=== Material for this task ===
#define LN_MAXV 8
#define LN_DISPATCH(D, CALL) do { const int nv_ = ((D) + 255) / 256; \
  if (nv_ <= 1) { CALL(1); } else if (nv_ == 2) { CALL(2); } else if (nv_ == 3) { CALL(3); } else if (nv_ == 4) { CALL(4); } \
  else if (nv_ <= 6) { CALL(6); } else { CALL(8); } } while (0)
template <int NV>
__global__ __launch_bounds__(256) void layernorm_fwd_kernel(const float* __restrict__ x, const float* __restrict__ w,
                                                            const float* __restrict__ bsh, bf16_t* yb, float* yf,
                                                            float* mean, float* rstd, int rows, int D, float eps, int period,
                                                            DropSpec drop_in_, const uint32_t* __restrict__ epoch) {
  const int row = blockIdx.x * 4 + (threadIdx.x >> 6), lane = threadIdx.x & 63;
  if (row >= rows) return;
  const DropSpec drop = drop_at_epoch(drop_in_, epoch);
  const long gr = remap_row(row, period);
  const float* xr = x + gr * D;
  float4 v[NV];
  float s = 0.f;
  const int nv = D >> 2;
#pragma unroll
  for (int i = 0; i < NV; ++i) {
    const int c = lane + i * 64;
    if (c < nv) { v[i] = *reinterpret_cast<const float4*>(xr + c * 4); s += v[i].x + v[i].y + v[i].z + v[i].w; }
  }
  const float mu = wave_sum(s) / D;
  float q = 0.f;
#pragma unroll
  for (int i = 0; i < NV; ++i) {
    const int c = lane + i * 64;
    if (c < nv) { const float a = v[i].x - mu, b = v[i].y - mu, cc = v[i].z - mu, d = v[i].w - mu; q += a * a + b * b + cc * cc + d * d; }
  }
  const float rs = rsqrtf(wave_sum(q) / D + eps);
  if (lane == 0) { mean[row] = mu; rstd[row] = rs; }
#pragma unroll
  for (int i = 0; i < NV; ++i) {
    const int c = lane + i * 64;
    if (c < nv) {
      const float4 ww = *reinterpret_cast<const float4*>(w + c * 4), bb = *reinterpret_cast<const float4*>(bsh + c * 4);
      float4 o{(v[i].x - mu) * rs * ww.x + bb.x, (v[i].y - mu) * rs * ww.y + bb.y, (v[i].z - mu) * rs * ww.z + bb.z, (v[i].w - mu) * rs * ww.w + bb.w};
      if (drop.thr16) {
        float dm[4];
        drop_mul4(drop, (uint32_t)gr * (uint32_t)D + (uint32_t)(c * 4), dm);
        o.x *= dm[0]; o.y *= dm[1]; o.z *= dm[2]; o.w *= dm[3];
      }
      if (yf) *reinterpret_cast<float4*>(yf + gr * D + c * 4) = o;
      if (yb) *reinterpret_cast<u32x2*>(yb + gr * D + c * 4) = u32x2{pack_bf16(o.x, o.y), pack_bf16(o.z, o.w)};
    }
  }
}

template <int NV, int RPW>
__global__ __launch_bounds__(256) void layernorm_fwd_rows_kernel(const float* __restrict__ x, const float* __restrict__ w,
                                                                 const float* __restrict__ bsh, bf16_t* yb, float* yf,
                                                                 float* mean, float* rstd, int rows, int D, float eps, int period,
                                                                 DropSpec drop_in_, const uint32_t* __restrict__ epoch) {
  const int row0 = (blockIdx.x * 4 + (threadIdx.x >> 6)) * RPW, lane = threadIdx.x & 63;
  if (row0 >= rows) return;
  const DropSpec drop = drop_at_epoch(drop_in_, epoch);
  const int nv = D >> 2;
  float4 v[RPW][NV];
  long gr[RPW];
#pragma unroll
  for (int r = 0; r < RPW; ++r) {
    const int row = min(row0 + r, rows - 1);
    gr[r] = remap_row(row, period);
#pragma unroll
    for (int i = 0; i < NV; ++i) {
      const int c = lane + i * 64;
      v[r][i] = c < nv ? *reinterpret_cast<const float4*>(x + gr[r] * D + c * 4) : float4{0.f, 0.f, 0.f, 0.f};
    }
  }
  float4 ww[NV], bb[NV];
#pragma unroll
  for (int i = 0; i < NV; ++i) {
    const int c = lane + i * 64;
    ww[i] = c < nv ? *reinterpret_cast<const float4*>(w + c * 4) : float4{0.f, 0.f, 0.f, 0.f};
    bb[i] = c < nv ? *reinterpret_cast<const float4*>(bsh + c * 4) : float4{0.f, 0.f, 0.f, 0.f};
  }
#pragma unroll
  for (int r = 0; r < RPW; ++r) {
    float s = 0.f;
#pragma unroll
    for (int i = 0; i < NV; ++i) if (lane + i * 64 < nv) s += v[r][i].x + v[r][i].y + v[r][i].z + v[r][i].w;
    const float mu = wave_sum(s) / D;
    float q = 0.f;
#pragma unroll
    for (int i = 0; i < NV; ++i)
      if (lane + i * 64 < nv) { const float a = v[r][i].x - mu, b = v[r][i].y - mu, cc = v[r][i].z - mu, d = v[r][i].w - mu; q += a * a + b * b + cc * cc + d * d; }
    const float rs = rsqrtf(wave_sum(q) / D + eps);
    if (row0 + r >= rows) continue;
    if (lane == 0) { mean[row0 + r] = mu; rstd[row0 + r] = rs; }
#pragma unroll
    for (int i = 0; i < NV; ++i) {
      const int c = lane + i * 64;
      if (c < nv) {
        float4 o{(v[r][i].x - mu) * rs * ww[i].x + bb[i].x, (v[r][i].y - mu) * rs * ww[i].y + bb[i].y,
                 (v[r][i].z - mu) * rs * ww[i].z + bb[i].z, (v[r][i].w - mu) * rs * ww[i].w + bb[i].w};
        if (drop.thr16) {
          float dm[4];
          drop_mul4(drop, (uint32_t)gr[r] * (uint32_t)D + (uint32_t)(c * 4), dm);
          o.x *= dm[0]; o.y *= dm[1]; o.z *= dm[2]; o.w *= dm[3];
        }
        if (yf) *reinterpret_cast<float4*>(yf + gr[r] * D + c * 4) = o;
        if (yb) *reinterpret_cast<u32x2*>(yb + gr[r] * D + c * 4) = u32x2{pack_bf16(o.x, o.y), pack_bf16(o.z, o.w)};
      }
    }
  }
}

extern "C" int x2_tune_get(int key);
extern "C" int x2_layernorm_fwd(const float* x, const float* w, const float* b, void* y_bf16, float* y_f32, float* mean,
                                float* rstd, int rows, int D, float eps, int period, unsigned drop_thr16, unsigned drop_seed,
                                float drop_scale, const unsigned* drop_epoch, void* stream) {
  X2_REQUIRE(rows > 0 && D > 0 && D % 4 == 0 && D <= 256 * LN_MAXV, "x2_layernorm_fwd: rows=%d D=%d (D%%4==0, D<=2048)", rows, D);
#define X2_LNF(NV) hipLaunchKernelGGL(layernorm_fwd_kernel<NV>, dim3((rows + 3) / 4), dim3(256), 0, (hipStream_t)stream, x, w, b, \
                     (bf16_t*)y_bf16, y_f32, mean, rstd, rows, D, eps, period, DropSpec{drop_thr16, drop_seed, drop_scale}, drop_epoch)
#define X2_LNF_R(NV, RPW) hipLaunchKernelGGL((layernorm_fwd_rows_kernel<NV, RPW>), dim3((rows + 4 * RPW - 1) / (4 * RPW)), dim3(256), 0, (hipStream_t)stream, \
                     x, w, b, (bf16_t*)y_bf16, y_f32, mean, rstd, rows, D, eps, period, DropSpec{drop_thr16, drop_seed, drop_scale}, drop_epoch)
  const int knob = x2_tune_get(13), nvv = (D + 255) / 256;
  int rpw = knob == 1 || knob == 2 || knob == 4 ? knob : (rows >= 8 * 4 * 256 ? 2 : 1);
  if (nvv > 4) rpw = 1;
  if (rpw == 4 && nvv <= 3) { if (nvv <= 1) X2_LNF_R(1, 4); else if (nvv == 2) X2_LNF_R(2, 4); else X2_LNF_R(3, 4); }
  else if (rpw >= 2) { if (nvv <= 1) X2_LNF_R(1, 2); else if (nvv == 2) X2_LNF_R(2, 2); else if (nvv == 3) X2_LNF_R(3, 2); else X2_LNF_R(4, 2); }
  else LN_DISPATCH(D, X2_LNF);
  return x2_check_launch("x2_layernorm_fwd");
}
===
* [Your instructions]
From the records above, reproduce exactly the lines from the one with "#define X2_LNF_R(NV, RPW)" to the one with "const int knob", both included, and no others.

* [Exercise result]
#define X2_LNF_R(NV, RPW) hipLaunchKernelGGL((layernorm_fwd_rows_kernel<NV, RPW>), dim3((rows + 4 * RPW - 1) / (4 * RPW)), dim3(256), 0, (hipStream_t)stream, \
                     x, w, b, (bf16_t*)y_bf16, y_f32, mean, rstd, rows, D, eps, period, DropSpec{drop_thr16, drop_seed, drop_scale}, drop_epoch)
  const int knob = x2_tune_get(13), nvv = (D + 255) / 256;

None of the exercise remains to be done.